*** Data extract ***

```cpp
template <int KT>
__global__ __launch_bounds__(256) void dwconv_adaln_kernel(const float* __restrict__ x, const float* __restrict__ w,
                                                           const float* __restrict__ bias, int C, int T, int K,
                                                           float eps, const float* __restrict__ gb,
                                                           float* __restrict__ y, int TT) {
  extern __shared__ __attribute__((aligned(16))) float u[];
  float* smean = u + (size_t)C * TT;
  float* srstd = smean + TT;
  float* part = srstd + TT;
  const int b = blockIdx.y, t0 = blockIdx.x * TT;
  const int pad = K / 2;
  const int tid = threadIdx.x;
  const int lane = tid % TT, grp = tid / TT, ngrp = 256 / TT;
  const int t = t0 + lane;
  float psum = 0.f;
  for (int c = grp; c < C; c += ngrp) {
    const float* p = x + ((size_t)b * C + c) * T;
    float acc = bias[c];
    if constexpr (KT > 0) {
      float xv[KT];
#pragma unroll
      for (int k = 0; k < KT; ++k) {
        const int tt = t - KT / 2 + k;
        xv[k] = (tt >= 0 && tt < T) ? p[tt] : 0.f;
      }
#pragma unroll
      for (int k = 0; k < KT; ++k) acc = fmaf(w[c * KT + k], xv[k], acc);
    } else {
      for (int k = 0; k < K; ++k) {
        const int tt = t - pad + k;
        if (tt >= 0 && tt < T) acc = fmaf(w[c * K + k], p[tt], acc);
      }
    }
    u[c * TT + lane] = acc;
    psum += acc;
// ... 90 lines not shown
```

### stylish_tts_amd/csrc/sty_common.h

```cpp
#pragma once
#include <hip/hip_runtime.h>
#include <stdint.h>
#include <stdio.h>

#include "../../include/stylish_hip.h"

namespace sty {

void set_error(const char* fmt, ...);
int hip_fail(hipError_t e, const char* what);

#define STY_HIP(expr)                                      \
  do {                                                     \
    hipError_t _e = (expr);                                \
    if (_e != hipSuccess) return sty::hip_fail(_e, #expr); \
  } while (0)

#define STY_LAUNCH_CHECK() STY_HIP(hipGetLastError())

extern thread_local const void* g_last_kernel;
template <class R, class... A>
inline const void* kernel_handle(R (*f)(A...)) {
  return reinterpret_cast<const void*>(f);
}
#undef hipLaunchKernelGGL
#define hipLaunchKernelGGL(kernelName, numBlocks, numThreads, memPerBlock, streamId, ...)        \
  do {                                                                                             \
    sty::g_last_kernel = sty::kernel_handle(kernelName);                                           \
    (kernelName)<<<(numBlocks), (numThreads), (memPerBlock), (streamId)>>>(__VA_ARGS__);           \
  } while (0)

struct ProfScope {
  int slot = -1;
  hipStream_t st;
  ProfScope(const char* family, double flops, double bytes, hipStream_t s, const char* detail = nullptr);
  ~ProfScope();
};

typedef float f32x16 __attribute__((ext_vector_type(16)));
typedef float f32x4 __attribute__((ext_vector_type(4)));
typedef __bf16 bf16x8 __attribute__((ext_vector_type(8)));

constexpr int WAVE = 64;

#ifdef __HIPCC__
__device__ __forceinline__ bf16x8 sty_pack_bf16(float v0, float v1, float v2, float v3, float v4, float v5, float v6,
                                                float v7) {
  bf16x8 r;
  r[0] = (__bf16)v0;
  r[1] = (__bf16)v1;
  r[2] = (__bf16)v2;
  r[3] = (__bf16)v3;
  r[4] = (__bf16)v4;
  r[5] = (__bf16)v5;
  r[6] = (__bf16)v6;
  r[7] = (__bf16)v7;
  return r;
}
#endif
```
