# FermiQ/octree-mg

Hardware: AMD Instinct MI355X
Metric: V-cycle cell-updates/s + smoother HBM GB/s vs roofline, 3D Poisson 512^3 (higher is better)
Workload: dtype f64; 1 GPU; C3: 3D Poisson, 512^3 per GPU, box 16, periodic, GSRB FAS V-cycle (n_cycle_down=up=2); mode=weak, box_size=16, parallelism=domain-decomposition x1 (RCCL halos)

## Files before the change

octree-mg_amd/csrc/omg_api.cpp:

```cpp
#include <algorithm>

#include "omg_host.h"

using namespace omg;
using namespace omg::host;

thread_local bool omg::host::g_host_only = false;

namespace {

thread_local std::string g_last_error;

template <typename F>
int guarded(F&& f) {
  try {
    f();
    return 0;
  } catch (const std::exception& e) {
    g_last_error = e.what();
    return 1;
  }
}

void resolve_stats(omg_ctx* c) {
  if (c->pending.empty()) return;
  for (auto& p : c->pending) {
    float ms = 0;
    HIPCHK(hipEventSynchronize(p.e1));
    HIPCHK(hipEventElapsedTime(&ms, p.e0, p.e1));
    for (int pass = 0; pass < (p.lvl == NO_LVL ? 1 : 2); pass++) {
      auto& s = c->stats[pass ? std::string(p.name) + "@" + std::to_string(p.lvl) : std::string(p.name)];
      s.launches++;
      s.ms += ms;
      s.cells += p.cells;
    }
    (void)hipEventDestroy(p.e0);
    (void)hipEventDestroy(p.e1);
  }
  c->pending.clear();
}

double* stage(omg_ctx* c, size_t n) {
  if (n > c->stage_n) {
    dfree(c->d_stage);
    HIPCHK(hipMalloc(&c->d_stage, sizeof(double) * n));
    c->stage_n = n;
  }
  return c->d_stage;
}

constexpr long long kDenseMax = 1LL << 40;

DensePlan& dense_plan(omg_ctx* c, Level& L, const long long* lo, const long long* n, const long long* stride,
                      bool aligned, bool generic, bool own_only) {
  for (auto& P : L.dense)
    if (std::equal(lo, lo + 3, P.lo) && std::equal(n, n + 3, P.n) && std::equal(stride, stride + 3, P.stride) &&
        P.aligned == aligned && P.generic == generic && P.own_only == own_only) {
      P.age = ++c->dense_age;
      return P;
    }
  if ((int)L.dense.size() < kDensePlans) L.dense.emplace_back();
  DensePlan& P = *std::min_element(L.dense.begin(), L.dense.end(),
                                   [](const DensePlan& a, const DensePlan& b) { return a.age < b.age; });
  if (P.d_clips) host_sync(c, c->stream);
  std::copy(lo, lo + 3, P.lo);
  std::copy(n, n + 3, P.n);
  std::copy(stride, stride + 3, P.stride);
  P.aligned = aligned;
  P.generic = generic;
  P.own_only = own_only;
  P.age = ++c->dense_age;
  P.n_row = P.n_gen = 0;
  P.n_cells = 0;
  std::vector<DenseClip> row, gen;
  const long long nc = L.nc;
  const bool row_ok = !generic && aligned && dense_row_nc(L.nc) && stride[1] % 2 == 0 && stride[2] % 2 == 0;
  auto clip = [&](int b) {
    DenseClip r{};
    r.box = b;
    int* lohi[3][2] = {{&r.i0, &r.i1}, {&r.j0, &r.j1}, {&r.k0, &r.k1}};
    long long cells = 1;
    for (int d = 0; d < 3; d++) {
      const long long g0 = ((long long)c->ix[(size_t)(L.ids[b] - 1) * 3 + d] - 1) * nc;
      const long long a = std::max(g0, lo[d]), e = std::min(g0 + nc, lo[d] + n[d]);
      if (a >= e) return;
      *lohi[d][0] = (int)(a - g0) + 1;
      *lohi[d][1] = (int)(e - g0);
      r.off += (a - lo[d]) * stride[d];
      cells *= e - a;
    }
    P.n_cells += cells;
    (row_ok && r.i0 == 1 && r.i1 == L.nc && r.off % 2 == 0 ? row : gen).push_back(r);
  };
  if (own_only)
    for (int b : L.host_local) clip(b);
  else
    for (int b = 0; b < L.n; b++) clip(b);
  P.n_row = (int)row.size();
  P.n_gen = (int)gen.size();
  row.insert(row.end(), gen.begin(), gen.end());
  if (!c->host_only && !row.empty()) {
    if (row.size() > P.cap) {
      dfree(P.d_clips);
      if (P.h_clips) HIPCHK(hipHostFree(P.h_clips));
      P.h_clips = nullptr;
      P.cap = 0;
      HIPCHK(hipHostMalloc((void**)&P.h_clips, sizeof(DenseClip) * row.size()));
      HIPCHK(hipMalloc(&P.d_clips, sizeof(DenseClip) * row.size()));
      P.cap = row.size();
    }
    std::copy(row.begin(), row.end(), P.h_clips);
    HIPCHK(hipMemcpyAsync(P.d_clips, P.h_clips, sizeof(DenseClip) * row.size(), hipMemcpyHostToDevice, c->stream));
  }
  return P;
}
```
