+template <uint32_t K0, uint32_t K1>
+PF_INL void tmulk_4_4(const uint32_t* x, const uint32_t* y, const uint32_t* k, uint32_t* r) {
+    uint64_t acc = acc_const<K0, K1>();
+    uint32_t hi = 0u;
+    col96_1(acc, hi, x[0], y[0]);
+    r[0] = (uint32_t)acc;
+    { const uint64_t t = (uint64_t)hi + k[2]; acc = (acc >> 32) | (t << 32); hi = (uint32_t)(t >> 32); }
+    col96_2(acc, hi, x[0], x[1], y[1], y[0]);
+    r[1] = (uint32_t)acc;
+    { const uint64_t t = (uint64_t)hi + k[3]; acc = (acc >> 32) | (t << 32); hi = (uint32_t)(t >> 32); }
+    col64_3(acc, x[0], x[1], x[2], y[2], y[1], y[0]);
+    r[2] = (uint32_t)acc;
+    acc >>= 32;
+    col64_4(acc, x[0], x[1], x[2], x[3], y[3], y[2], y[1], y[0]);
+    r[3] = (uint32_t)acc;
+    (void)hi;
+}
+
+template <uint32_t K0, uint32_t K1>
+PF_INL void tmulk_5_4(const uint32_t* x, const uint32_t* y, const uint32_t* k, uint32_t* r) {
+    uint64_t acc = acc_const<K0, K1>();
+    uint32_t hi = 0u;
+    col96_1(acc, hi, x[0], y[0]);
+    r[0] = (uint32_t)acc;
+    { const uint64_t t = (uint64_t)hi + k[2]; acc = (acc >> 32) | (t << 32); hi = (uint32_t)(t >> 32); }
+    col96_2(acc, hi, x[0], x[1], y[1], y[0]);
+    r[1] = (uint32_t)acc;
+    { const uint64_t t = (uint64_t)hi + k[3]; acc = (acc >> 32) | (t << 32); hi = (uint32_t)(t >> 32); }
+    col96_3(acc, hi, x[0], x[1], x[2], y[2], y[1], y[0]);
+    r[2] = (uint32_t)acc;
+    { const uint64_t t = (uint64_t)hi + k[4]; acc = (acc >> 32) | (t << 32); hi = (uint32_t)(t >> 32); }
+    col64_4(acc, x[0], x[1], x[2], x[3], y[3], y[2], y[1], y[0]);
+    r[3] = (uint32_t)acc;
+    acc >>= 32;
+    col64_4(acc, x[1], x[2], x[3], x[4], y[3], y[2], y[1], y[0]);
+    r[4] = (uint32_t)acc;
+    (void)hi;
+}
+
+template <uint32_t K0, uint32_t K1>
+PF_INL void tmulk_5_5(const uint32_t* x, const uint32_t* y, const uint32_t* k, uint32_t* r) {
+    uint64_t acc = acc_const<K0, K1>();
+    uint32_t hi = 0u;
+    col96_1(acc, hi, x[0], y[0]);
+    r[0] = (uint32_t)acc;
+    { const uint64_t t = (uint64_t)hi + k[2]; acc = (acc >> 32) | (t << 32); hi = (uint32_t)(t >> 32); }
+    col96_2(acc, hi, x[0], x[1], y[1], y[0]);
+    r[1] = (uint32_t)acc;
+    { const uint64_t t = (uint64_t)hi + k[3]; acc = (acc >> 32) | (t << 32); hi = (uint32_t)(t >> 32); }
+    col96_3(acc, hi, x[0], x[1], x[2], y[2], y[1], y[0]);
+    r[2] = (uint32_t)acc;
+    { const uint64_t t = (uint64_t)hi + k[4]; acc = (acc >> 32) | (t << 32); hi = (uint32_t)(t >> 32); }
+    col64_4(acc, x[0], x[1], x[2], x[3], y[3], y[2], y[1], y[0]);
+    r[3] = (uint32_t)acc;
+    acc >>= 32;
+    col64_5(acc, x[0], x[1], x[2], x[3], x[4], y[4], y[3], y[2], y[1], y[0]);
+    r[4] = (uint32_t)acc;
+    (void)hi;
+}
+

***

**Action item**
Find each line above that contains "smean", and copy those lines.

**Response to the exercise**
  float* smean = u + (size_t)C * TT;
  float* srstd = smean + TT;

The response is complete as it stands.